RM-1 cells were cultured as described above and harvested in the logarithmic growth phase. Then, the cells were resuspended in a mixed solution composed of PBS and Matrigel (BD Biosciences, Franklin Lakes, NJ, USA, 354234) at a ratio of 3:1. Mice were anesthetized and injected with a total of 2 × 10⁵ RM-1 cells in 15 µL mixed solution into the right anterior prostate lobe using a 20 μL microsyringe. When tumors were palpable (7 days), the mice were randomized and received treatment. Ibrutinib (Selleckchem, Houstan, TX, USA, S2680) was diluted in 10% hydroxypropyl beta-cyclodextrin (Selleckchem, C12959627) and administered once a day at 6 mg/kg per mouse intraperitoneally. PD-1 blocking antibody (RMP1-14, BioXcell, Lebanon, NH, USA, BE0146) was diluted in PBS and administered intraperitoneally every three days at 150 μg/dose per mouse. Tumor volume was calculated as Volume = Length × Width²/2 at the indicated time points. Tumor weight was measured after sacrifice. Mice were sacrificed on day 21 after treatment began, and tumors were harvested and cut into several fragments for further experiments. Six mice from each group were randomly selected for survival analysis.

2.8. Histopathological Assessment

H&E staining was applied for the morphological evaluation of organs and tumors. Briefly, tumors and organs, including hearts, livers, spleens, lungs, and kidneys, were excised from the sacrificed mice. The above tissues were fixed with 4% paraformaldehyde, decalcified, dehydrated, cleared with xylenes, infiltrated with molten paraffin, and embedded in paraffin blocks. Four-micron-thick sections were cut and stained with hematoxylin and eosin. Section images were acquired and observed under a light microscope.

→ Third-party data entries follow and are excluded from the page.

# Chengyuann/AutoStyle-TTS

Hardware: AMD Instinct MI355X
Metric: synthesized audio sec/wall-sec (RTF^-1) + style-kNN QPS, IEMOCAP test batch (higher is better)
Workload: dtype f16; 1 GPU; BASELINE configs[1]: batch=8 utterances/GPU, kNN Q=8 x N=1000 x D=6144 k=3, synthesis Tt=32 Tp=150 Ts=250 (fixed-length decode, EOS ignored) -> 430 mel frames -> 110080 samples @ 22050 Hz; CosyVoice-300M shapes, random-init weights; parallelism=dp1 (model + bank replicated, utterances sharded, all-gather of style ids only)

## Files before the change

### autostyle-tts_amd/csrc/ops_audio.hip

```cpp
#include "common.h"
#include "toplist.h"
#include "xlane.h"

namespace astts {

static constexpr double kTwoPi = 6.283185307179586476925286766559;

__global__ __launch_bounds__(256) void f0_prefix(const float* __restrict__ f0, double* __restrict__ pre, int tm) {
    __shared__ double carry;
    __shared__ double buf[256];
    const int b = blockIdx.x, tid = threadIdx.x;
    if (tid == 0) carry = 0.0;
    __syncthreads();
    for (int base = 0; base < tm; base += 256) {
        const int i = base + tid;
        const double v = i < tm ? (double)f0[(int64_t)b * tm + i] : 0.0;
        buf[tid] = v;
        __syncthreads();
        for (int off = 1; off < 256; off <<= 1) {
            const double add = tid >= off ? buf[tid - off] : 0.0;
            __syncthreads();
            buf[tid] += add;
            __syncthreads();
        }
        if (i < tm) pre[(int64_t)b * tm + i] = carry + buf[tid] - v;
        __syncthreads();
        if (tid == 255) carry += buf[255];
        __syncthreads();
    }
}

struct NsfArgs {
    const float* f0;
    const double* pre;
    const float* phase0;
    const float* noise;
    const float* lin_w;
    const float* lin_b;
    float* out;
    int b, tm, up, nh;
    float sr, sine_amp, noise_std, voiced_thr;
};

__global__ __launch_bounds__(256) void nsf_source(NsfArgs a) {
    const int64_t L = (int64_t)a.tm * a.up;
    const int64_t total = (int64_t)a.b * L;
    for (int64_t i = (int64_t)blockIdx.x * 256 + threadIdx.x; i < total; i += (int64_t)gridDim.x * 256) {
        const int bb = (int)(i / L);
        const int64_t s = i - (int64_t)bb * L;
        const int f = (int)(s / a.up);
        const int r = (int)(s - (int64_t)f * a.up);
        const float f0 = a.f0[(int64_t)bb * a.tm + f];
        const double cum = (a.pre[(int64_t)bb * a.tm + f] * (double)a.up + (double)(r + 1) * (double)f0) / (double)a.sr;
        const float uv = f0 > a.voiced_thr ? 1.0f : 0.0f;
        const float namp = uv * a.noise_std + (1.0f - uv) * a.sine_amp / 3.0f;
        float acc = a.lin_b[0];
        for (int hI = 0; hI < a.nh; ++hI) {
            double ph = cum * (double)(hI + 1);
            ph -= floor(ph);
            const float theta = (float)(kTwoPi * ph);
            const float sine = a.sine_amp * sinf(theta + a.phase0[bb * a.nh + hI]);
            const float v = sine * uv + namp * a.noise[i * a.nh + hI];
            acc += a.lin_w[hI] * v;
        }
        a.out[i] = tanhf(acc);
    }
}

__device__ __forceinline__ float hann16(int n) {
    return 0.5f - 0.5f * cosf((float)(kTwoPi / 16.0) * (float)n);
}

__global__ __launch_bounds__(256) void stft16(const float* __restrict__ x, float* __restrict__ y, int b, int64_t Lmax, int64_t F,
                                              const int* __restrict__ lens) {
    const int64_t total = (int64_t)b * F;
    for (int64_t i = (int64_t)blockIdx.x * 256 + threadIdx.x; i < total; i += (int64_t)gridDim.x * 256) {
        const int bb = (int)(i / F);
        const int64_t f = i - (int64_t)bb * F;
        const float* xb = x + (int64_t)bb * Lmax;
        const int64_t L = lens ? min((int64_t)lens[bb], Lmax) : Lmax;
        float* o = y + i * 18;
        if (f > L / 4) {
#pragma unroll
            for (int k = 0; k < 18; ++k) o[k] = 0.0f;
            continue;
        }
        float w[16];
#pragma unroll
        for (int n = 0; n < 16; ++n) {
            int64_t s = 4 * f - 8 + n;
            if (s < 0) s = -s;
            if (s >= L) s = 2 * (L - 1) - s;
            w[n] = hann16(n) * xb[s];
        }
#pragma unroll
        for (int k = 0; k < 9; ++k) {
            float re = 0.0f, im = 0.0f;
#pragma unroll
            for (int n = 0; n < 16; ++n) {
                const int ph = (k * n) & 15;
                const float cs = cosf((float)(kTwoPi / 16.0) * (float)ph);
                const float sn = sinf((float)(kTwoPi / 16.0) * (float)ph);
                re += w[n] * cs;
                im -= w[n] * sn;
            }
            o[k] = re;
            o[9 + k] = im;
        }
    }
}

__global__ __launch_bounds__(256) void istft16(const float* __restrict__ y, float* __restrict__ wav, int b, int64_t Fmax,
                                               float mag_clip, float audio_limit, const int* __restrict__ frame_lens) {
    const int64_t L = 4 * (Fmax - 1);
    const int64_t total = (int64_t)b * L;
    for (int64_t i = (int64_t)blockIdx.x * 256 + threadIdx.x; i < total; i += (int64_t)gridDim.x * 256) {
        const int bb = (int)(i / L);
        const int64_t t = i - (int64_t)bb * L;
        const int64_t F = frame_lens ? min((int64_t)frame_lens[bb], Fmax) : Fmax;
        if (t >= 4 * (F - 1)) {
            wav[i] = 0.0f;
            continue;
        }
        const int64_t tp = t + 8;
        float num = 0.0f, den = 0.0f;
        const int64_t f_hi = tp / 4;
#pragma unroll
        for (int q = 0; q < 4; ++q) {
            const int64_t f = f_hi - q;
            const int n = (int)(tp - 4 * f);
            if (f < 0 || f >= F) continue;
            const float* fr = y + ((int64_t)bb * Fmax + f) * 18;
            float xs = 0.0f;
#pragma unroll
            for (int k = 0; k < 9; ++k) {
                const float mag = fminf(__expf(fr[k]), mag_clip);
                const float ph = sinf(fr[9 + k]);
                const float re = mag * cosf(ph), im = mag * sinf(ph);
                const int idx = (k * n) & 15;
                const float cs = cosf((float)(kTwoPi / 16.0) * (float)idx);
                const float sn = sinf((float)(kTwoPi / 16.0) * (float)idx);
                const float ck = (k == 0 || k == 8) ? 1.0f : 2.0f;
                xs += ck * (re * cs - ((k == 0 || k == 8) ? 0.0f : im * sn));
            }
            const float wn = hann16(n);
            num += wn * xs * (1.0f / 16.0f);
            den += wn * wn;
        }
        const float v = den > 1e-11f ? num / den : 0.0f;
        wav[i] = fminf(fmaxf(v, -audio_limit), audio_limit);
    }
}
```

2.9. Immunohistochemistry Assessment

Immunohistochemistry (IHC) staining was performed to evaluate Ki67 expression in tumor sections in different groups. Briefly, the paraffin-embedded tumor sections were baked for 2 h at 60 °C, deparaffinized in xylene, and rehydrated in graded alcohol solutions and water. After heat-induced epitope retrieval, the sections were subjected to deactivation of endogenous peroxidase with 3% H₂O₂ for 10 min and non-specific blocking with the Immunol Staining Blocking Buffer (Beyotime, P0102) for 30 min at room temperature. Then, the sections were incubated with a primary antibody recognizing Ki67 (Abcam, Cambridge, UK, ab15580) at 4 °C overnight. On the next day, horseradish-peroxidase-conjugated secondary antibodies and diaminobenzidine (Gene Tech, San Francisco, CA, USA, GK500710) were added to detect the bound anti-Ki67. Hematoxylin (Keygen Biotech, Nanjing, China) was used to stain nuclei. Section images were acquired and observed under a light microscope.

2.10. Immunocytofluorescence and Confocal Microscopy

Cells were washed and fixed with 4% paraformaldehyde for 5 min. After washing, the fixed cells were incubated with 0.1% Triton-X100 (Sigma, T8787) and 3% BSA in PBS for 30 min at room temperature. Then, the cells were incubated with primary antibodies for CD19 (eBioscience, San Diego, CA, USA, 14-0194-80), pBTK (Bioss antibodies, Woburn, MA, USA, bs-3069R), and IL-10 (ABclone, Woburn, MA, USA, a2171) at 4 °C overnight. On the next day, the cells were washed and incubated with secondary antibodies (Invitrogen, Waltham, MA, USA, A-11006 and A-11012) at 37 °C for 1 h. The nuclei were counterstained with DAPI (Beyotime, P0131). Confocal images were photographed and investigated under a confocal microscope (LSM880, Zeiss, Oberkochen, Germany).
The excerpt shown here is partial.